Pendant de longues années, je n’ai cru qu’au corps et à l’esprit – et surtout à leur opposition. Je méprisais tout ce qui avait trait au physique, sans doute conforté dans mes convictions par le fait que je n’étais pas très bon en sport. Naïvement, j’attribuais au corps tout ce qui était bas, indigne et animal. L’homme, me disais-je, n’est pas fait pour courir, se fatiguer et remuer en tous sens comme une bête. Il ne s’élève que par la lecture, par la pensée, par la force seule de son esprit. Et je dois dire que j’ai longtemps cru qu’il y avait, dans cette attitude, une certaine élévation. Le monde me semblait être empli d’injonctions publicitaires ne vantant que les vertus du corps et rabaissant celles de l’esprit.
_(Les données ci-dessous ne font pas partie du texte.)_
diff --git a/nerf2mesh_amd/_lib.py b/nerf2mesh_amd/_lib.py
--- a/nerf2mesh_amd/_lib.py
+++ b/nerf2mesh_amd/_lib.py
@@ -139,6 +139,8 @@
                                       _vp, _u32, _f32, _vp],
     "n2m_scaler_update_slots_loss3": [_vp, _vp, _vp, _vp, _vp, _u32, ctypes.c_double, ctypes.c_double, _f32, _f32, _f32, _vp, _u32, _u32, _vp, _vp,
                                       _vp, _u32, _f32, _vp, _u32, _f32, _vp],
+    "n2m_scaler_update_slots_loss3_image": [_vp, _vp, _vp, _vp, _vp, _u32, ctypes.c_double, ctypes.c_double, _f32, _f32, _f32, _vp, _u32, _u32, _vp, _vp,
+                                            _vp, _u32, _f32, _vp, _u32, _f32, _vp, _vp, _vp],
     "n2m_sdf_offsets": [_vp, _u32, _f32, _f32, _vp, _vp, _vp],
     "n2m_sdf_alpha_forward": [_vp, _vp, _vp, _vp, _u32, _vp, _f32, _f32, _vp, _vp, _vp, _vp],
     "n2m_sdf_alpha_backward": [_vp, _vp, _vp, _vp, _vp, _u32, _vp, _f32, _f32, _vp, _f32, _vp, _vp, _vp, _vp, _vp, _vp],
@@ -151,6 +153,12 @@
     "n2m_field_forward_train": [_vp] * 11 + [_u32, _int, _int] + [_vp] * 5,
     "n2m_field_backward_train": [_vp] * 11 + [_u32, _int, _int] + [_vp] * 13 + [_f32, _vp, _vp],
     "n2m_field_spec_partials": [],
+    "n2m_field_forward_grid": [_u32],
+    "n2m_field_image_halves": [],
+    "n2m_field_image_forward_halves": [],
+    "n2m_field_stage_weights": [_vp] * 9,
+    "n2m_field_forward_train_img": [_vp] * 11 + [_u32, _int, _int] + [_vp] * 6,
+    "n2m_field_backward_train_img": [_vp] * 11 + [_u32, _int, _int] + [_vp] * 13 + [_f32, _vp, _vp, _vp],
     "n2m_rasterize_forward": [_vp, _vp, _u32, _u32, _u32, _u32, _vp, _vp, _vp],
     "n2m_rasterize_backward": [_vp, _vp, _vp, _vp, _u32, _u32, _u32, _u32, _vp, _vp],
     "n2m_interpolate_forward": [_vp, _vp, _vp, _u32, _u32, _u32, _u32, _u32, _vp, _vp],
@@ -188,7 +196,8 @@
 }
 
 RESTYPES = {"n2m_occupancy_update_partials": _u32, "n2m_grid_binned_workspace_bytes": _u64, "n2m_grid_binned_pair_workspace_bytes": _u64, "n2m_march_fused_workspace_bytes": _u64,
-            "n2m_marching_cubes_workspace_bytes": _u64, "n2m_field_spec_partials": _u32}
+            "n2m_marching_cubes_workspace_bytes": _u64, "n2m_field_spec_partials": _u32,
+            "n2m_field_image_halves": _u32, "n2m_field_forward_grid": _u32, "n2m_field_image_forward_halves": _u32}
 
 F32, F16 = 0, 1
 ADAM_MAX = 16
diff --git a/nerf2mesh_amd/backends/__init__.py b/nerf2mesh_amd/backends/__init__.py
--- a/nerf2mesh_amd/backends/__init__.py
+++ b/nerf2mesh_amd/backends/__init__.py
@@ -100,6 +100,8 @@
             ps = written(self, parameters)
             ids = None if ps is None else {id(p) for p in ps}
             for model in list(derived_copy_holders):
+                if hasattr(model, "field_weights") and (ids is None or any(id(p) in ids for p in model.field_weights())):
+                    model._field_image_key = None
                 if ids is None or id(model.encoder.embeddings) in ids or id(model.encoder_color.embeddings) in ids:
                     model.invalidate_derived_copies()
             return out
diff --git a/nerf2mesh_amd/csrc/mlp.hip b/nerf2mesh_amd/csrc/mlp.hip
--- a/nerf2mesh_amd/csrc/mlp.hip
+++ b/nerf2mesh_amd/csrc/mlp.hip
@@ -2,9 +2,11 @@
 #include <mutex>
 
 #include "n2m_common.hpp"
+#include "n2m_field_image.hpp"
 #include "../../include/n2m_mlp.h"
 
 namespace {
+using namespace n2m_field;
 
 typedef _Float16 h4 __attribute__((ext_vector_type(4)));
 typedef float f16x __attribute__((ext_vector_type(16)));
@@ -13,38 +15,11 @@
 typedef _Float16 h8 __attribute__((ext_vector_type(8)));
 #define MFMA16(a, b, c) __builtin_amdgcn_mfma_f32_32x32x16_f16((a), (b), (c), 0, 0, 0)
 
-constexpr int P_S0 = 28, P_S1 = 36, P_C0 = 44, P_C1 = 68, P_C2 = 68, P_P0 = 12, P_P1 = 36;
-constexpr int P_S1T = 12, P_S0T = 36, P_C2T = 12, P_C1T = 68, P_C0T = 68, P_P1T = 12, P_P0T = 36;
-constexpr int O_S0 = 0;
-constexpr int O_S1 = O_S0 + 32 * P_S0;
-constexpr int O_C0 = O_S1 + 32 * P_S1;
-constexpr int O_C1 = O_C0 + 64 * P_C0;
-constexpr int O_C2 = O_C1 + 64 * P_C1;
-constexpr int O_P0 = O_C2 + 32 * P_C2;
-constexpr int O_P1 = O_P0 + 32 * P_P0;
-constexpr int FWD_HALVES = O_P1 + 32 * P_P1;
-constexpr int O_S1T = FWD_HALVES;
-constexpr int O_S0T = O_S1T + 32 * P_S1T;
-constexpr int O_C2T = O_S0T + 32 * P_S0T;
-constexpr int O_C1T = O_C2T + 64 * P_C2T;
-constexpr int O_C0T = O_C1T + 64 * P_C1T;
-constexpr int O_P1T = O_C0T + 64 * P_C0T;
-constexpr int O_P0T = O_P1T + 32 * P_P1T;
-constexpr int ALL_W_HALVES = O_P0T + 32 * P_P0T;
 constexpr int TILE_PITCH = 68;
 constexpr int TILE_HALVES = 32 * TILE_PITCH;
 constexpr int BWD_HALVES = ALL_W_HALVES + 4 * 2 * TILE_HALVES;
 constexpr int BWD_PC_TILES_HALVES = ALL_W_HALVES + 4 * 4 * TILE_HALVES;
 constexpr int BWD_PC_HALVES = BWD_PC_TILES_HALVES > 65536 ? BWD_PC_TILES_HALVES : 65536;
-
-__device__ __forceinline__ int col_color0(int k) { return k < 32 ? 3 + k : (k < 35 ? k - 32 : -1); }
-__device__ __forceinline__ int col_sigma0(int k) { return k < 16 ? 3 + k : (k < 19 ? k - 16 : -1); }
-__device__ __forceinline__ int col_plain(int k, int in) { return k < in ? k : -1; }
-
-enum Perm { PERM_PLAIN = 0, PERM_COLOR0 = 1, PERM_SIGMA0 = 2 };
-__device__ __forceinline__ int col_of(int perm, int k, int in) {
-    return perm == PERM_COLOR0 ? col_color0(k) : perm == PERM_SIGMA0 ? col_sigma0(k) : col_plain(k, in);
-}
 
 __device__ void stage_w(_Float16* dst, int pitch, const float* __restrict__ W, int out, int in, int m_pad, int k_pad, int perm) {
     for (int idx = threadIdx.x; idx < m_pad * k_pad; idx += blockDim.x) {
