int mvba_covariance(mvba_handle *h, double *point_cov, double *cam_cov, double *cam_cov_full, double *timings_ms) {
  if (!h) return fail(MVBA_ERR_BADARG, "null handle");
  if (h->loss != LOSS_SQUARED)
    return fail(MVBA_ERR_BADARG, "mvba_covariance: the covariance is defined for the squared loss only (this engine has a robust loss)");
  if (!h->have_params) return fail(MVBA_ERR_STATE, "no parameters set");
  MVBA_HIP(hipSetDevice(h->device));
  const int m = h->m, D = h->solve_D(), ld = h->solve_ld(), nt = (D + NB - 1) / NB;
  const size_t n_sig = sig_block(m, m, m);
  auto free_cov = [&]() {
    for (double **q : {&h->d_cov_sig, &h->d_cov_panel, &h->d_cov_pts, &h->d_cov_cam}) h->mem.release(*q);
  };
  int local_rc = MVBA_OK;
  if (!h->d_cov_sig || !h->d_cov_panel || !h->d_cov_pts || !h->d_cov_cam) {
    free_cov();
    local_rc = h->mem.alloc(&h->d_cov_sig, n_sig);
    if (!local_rc) local_rc = h->mem.alloc(&h->d_cov_panel, 2 * (size_t)h->D * NB);
    if (!local_rc) local_rc = h->mem.alloc(&h->d_cov_pts, 6 * (size_t)h->N);
    if (!local_rc) local_rc = h->mem.alloc(&h->d_cov_cam, 81 * (size_t)m);
    if (local_rc) free_cov();
  }
  hipEvent_t ev[5] = {};
  struct EvFree { hipEvent_t *e; ~EvFree() { for (int i = 0; i < 5; ++i) if (e[i]) hipEventDestroy(e[i]); } } ev_free{ev};
  for (auto &e : ev)
    if (!local_rc && hipEventCreate(&e) != hipSuccess) local_rc = fail(MVBA_ERR_HIP, "hipEventCreate failed");
  const int mv = (D + 6) / 9 + 1;
  if (!local_rc && h->mapped && D > 0 && !h->d_cov_sigv) local_rc = h->mem.alloc(&h->d_cov_sigv, n_sig);
  const bool sharded = h->comm || h->host_ar;
  if (local_rc && !sharded) return local_rc;
  const std::string local_err = local_rc ? g_err : std::string();
  double *d_b = h->d_Ab + strip_offset(m, m);
  if (!local_rc) {
    MVBA_HIP(hipEventRecord(ev[0], h->stream));
    if (h->nobs) launch_resid_jac(h);
    h->linearized = true; h->have_trial = false;
    launch_point_inv(h, 0.0);
    launch_schur(h, 0.0);
    MVBA_HIP(hipGetLastError());
  } else {
    MVBA_HIP(hipMemsetAsync(d_b + 3, 0xFF, sizeof(double), h->stream));
  }
  {
    int rc = allreduce_Ab(h, false);
    if (rc) return rc;
  }
  if (sharded) {
    double mark = 0.0;
    MVBA_HIP(hipMemcpyAsync(&mark, d_b + 3, sizeof(double), hipMemcpyDeviceToHost, h->stream));
    MVBA_HIP(hipStreamSynchronize(h->stream));
    if (local_rc) return fail(local_rc, local_err);
    if (std::isnan(mark))
      return fail(MVBA_ERR_HIP, "mvba_covariance: another rank could not allocate its covariance buffers (or the reduced system is not finite)");
  }
  MVBA_HIP(hipEventRecord(ev[1], h->stream));
  if (D > 0) launch_factor(h);
  MVBA_HIP(hipEventRecord(ev[2], h->stream));
  if (D > 0)
  hipLaunchKernelGGL(k_cov_assemble, dim3(nt), dim3(256), 0, h->stream, h->d_Ared, ld, D, (const double *)h->d_Ztiles,
                     (const double *)h->d_Lblk);
  double *panel[2] = {h->d_cov_panel, h->d_cov_panel + (size_t)D * NB};
  for (int J = nt - 1; J >= 0; --J) {
    const int grid = (nt - 1 - J) + (J >= 1 ? nt - J : 0);
    if (grid)
      hipLaunchKernelGGL(k_cov_trtri, dim3(grid), dim3(256), 0, h->stream, h->d_Ared, ld, D, nt, J, (const double *)panel[J & 1],
                         panel[(J + 1) & 1]);
  }
  MVBA_HIP(hipMemsetAsync(h->d_cov_sig, 0, sizeof(double) * n_sig, h->stream));
  if (h->mapped) {
    if (D > 0) {
      hipLaunchKernelGGL(k_cov_lauum, dim3(nt * (nt + 1) / 2), dim3(256), 0, h->stream, (const double *)h->d_Ared, ld, D, nt, mv,
                         h->gauge_axis, h->d_cov_sigv);
      hipLaunchKernelGGL(k_map_cov_expand, dim3((unsigned)((81 * m + 255) / 256), m), dim3(256), 0, h->stream, m, mv, h->gauge_axis,
                         (const int *)h->d_map_col, (const double *)h->d_cov_sigv, h->d_cov_sig);
    }
  } else
  hipLaunchKernelGGL(k_cov_lauum, dim3(nt * (nt + 1) / 2), dim3(256), 0, h->stream, (const double *)h->d_Ared, ld, D, nt, m,
                     h->gauge_axis, h->d_cov_sig);
  MVBA_HIP(hipEventRecord(ev[3], h->stream));
  if (h->N && point_cov) {
    const double pairs = h->N ? 0.5 * ((double)h->nobs / (double)h->N) * ((double)h->nobs / (double)h->N + 1.0) : 0.0;
    const int G = pairs > 48.0 ? 64 : (pairs > 24.0 ? 32 : (pairs > 12.0 ? 16 : 8));
    const unsigned grid = (unsigned)std::min<long long>(8192, (h->N * G + 255) / 256);
    auto launch = [&](auto kern, auto... held) {
      hipLaunchKernelGGL(kern, dim3(grid), dim3(256), 0, h->stream, h->N, m, (const long long *)h->d_pt_ptr, (const int *)h->d_cam,
                         (const double2 *)h->d_rec, (const double *)h->d_PL, (const double *)h->d_cov_sig, 1.0 / h->f0, h->d_cov_pts,
                         h->d_flag, held...);
    };
    if (h->n_held) {
      using M = const uint8_t *;
      launch(G == 64 ? k_point_cov<64, M> : (G == 32 ? k_point_cov<32, M> : (G == 16 ? k_point_cov<16, M> : k_point_cov<8, M>)), (M)h->d_held);
    } else
      launch(G == 64 ? k_point_cov<64> : (G == 32 ? k_point_cov<32> : (G == 16 ? k_point_cov<16> : k_point_cov<8>)));
  }
  if (cam_cov)
    hipLaunchKernelGGL(k_cov_cam_diag, dim3((unsigned)((81LL * m + 255) / 256)), dim3(256), 0, h->stream, m,
                       (const double *)h->d_cov_sig, h->d_cov_cam);
  MVBA_HIP(hipGetLastError());
  MVBA_HIP(hipEventRecord(ev[4], h->stream));
  int fl = 0;
  MVBA_HIP(hipMemcpyAsync(&fl, h->d_flag, sizeof(int), hipMemcpyDeviceToHost, h->stream));
  MVBA_HIP(hipStreamSynchronize(h->stream));
  if (fl) {
    MVBA_HIP(hipMemsetAsync(h->d_flag, 0, sizeof(int), h->stream));
    MVBA_HIP(hipStreamSynchronize(h->stream));
    if (fl & (FLAG_POINT_SINGULAR | FLAG_COV_POINT)) return fail(MVBA_ERR_SINGULAR, "Singular matrix (a point block E_a is singular: a point seen once, or without parallax)");
    return fail(MVBA_ERR_SINGULAR, "Singular matrix (the undamped reduced camera system is not positive definite)");
  }
  if (timings_ms)
    for (int i = 0; i < 4; ++i) {
      float ms = 0.f;
      MVBA_HIP(hipEventElapsedTime(&ms, ev[i], ev[i + 1]));
      timings_ms[i] = ms;
    }
  if (point_cov && h->N) MVBA_HIP(hipMemcpy(point_cov, h->d_cov_pts, sizeof(double) * 6 * h->N, hipMemcpyDeviceToHost));
  if (cam_cov) MVBA_HIP(hipMemcpy(cam_cov, h->d_cov_cam, sizeof(double) * 81 * m, hipMemcpyDeviceToHost));
  if (cam_cov_full) {
    std::vector<double> strip((size_t)SIG_BS * m);
    const size_t n9 = 9 * (size_t)m;
    for (int k = 0; k < m; ++k) {
      MVBA_HIP(hipMemcpy(strip.data(), h->d_cov_sig + sig_block(k, k, m), sizeof(double) * SIG_BS * (m - k), hipMemcpyDeviceToHost));
      for (int l = k; l < m; ++l) {
        const double *b = strip.data() + (size_t)SIG_BS * (l - k);
        for (int i = 0; i < 9; ++i)
          for (int j = 0; j < 9; ++j) {
            const double v = 2.0 * b[9 * i + j];
            cam_cov_full[(9 * (size_t)k + i) * n9 + 9 * (size_t)l + j] = v;
            cam_cov_full[(9 * (size_t)l + j) * n9 + 9 * (size_t)k + i] = v;
          }
      }
    }
  }
  return MVBA_OK;
}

Tout me paraissait être voué à la beauté et à la force, si bien que j’en étais venu à les mépriser.
Pour compléter le tableau de ma pensée telle qu’elle se présentait à cette époque, qui doit peu ou prou correspondre à mon adolescence, je dois ajouter que je m’étais enfermé dans un matérialisme absolu. Je suis bien loin d’être venu à bout aujourd’hui de ces interrogations, du moins sur le plan philosophique, mais j’avais alors fait le choix d’adhérer à une vision d’un monde entièrement chimique et mécanique, où tout, absolument tout, même cet esprit que je plaçais au-delà de toute chose et qui n’était que de la matière de qualité supérieure à mes yeux, pouvait être décortiqué, disséqué et réduit en particules élémentaires de nature physique. À vrai dire, je n’ai jamais réellement été satisfait par cette vision du monde, mais elle me séduisait par ce qu’elle impliquait – pas de Dieu, pas d’essence, rien que des atomes. J’y trouvais quelque chose de provocateur.
C’est là tout le paradoxe : j’adoptais une posture que je jugeais subversive, alors qu’on ne m’avait précisément jamais inculqué la moindre notion de Dieu. Je ressentais le besoin de me rebeller contre une chose que je n’avais jamais connue, de provoquer une force dont, a priori, j’étais certain de l’inexistence.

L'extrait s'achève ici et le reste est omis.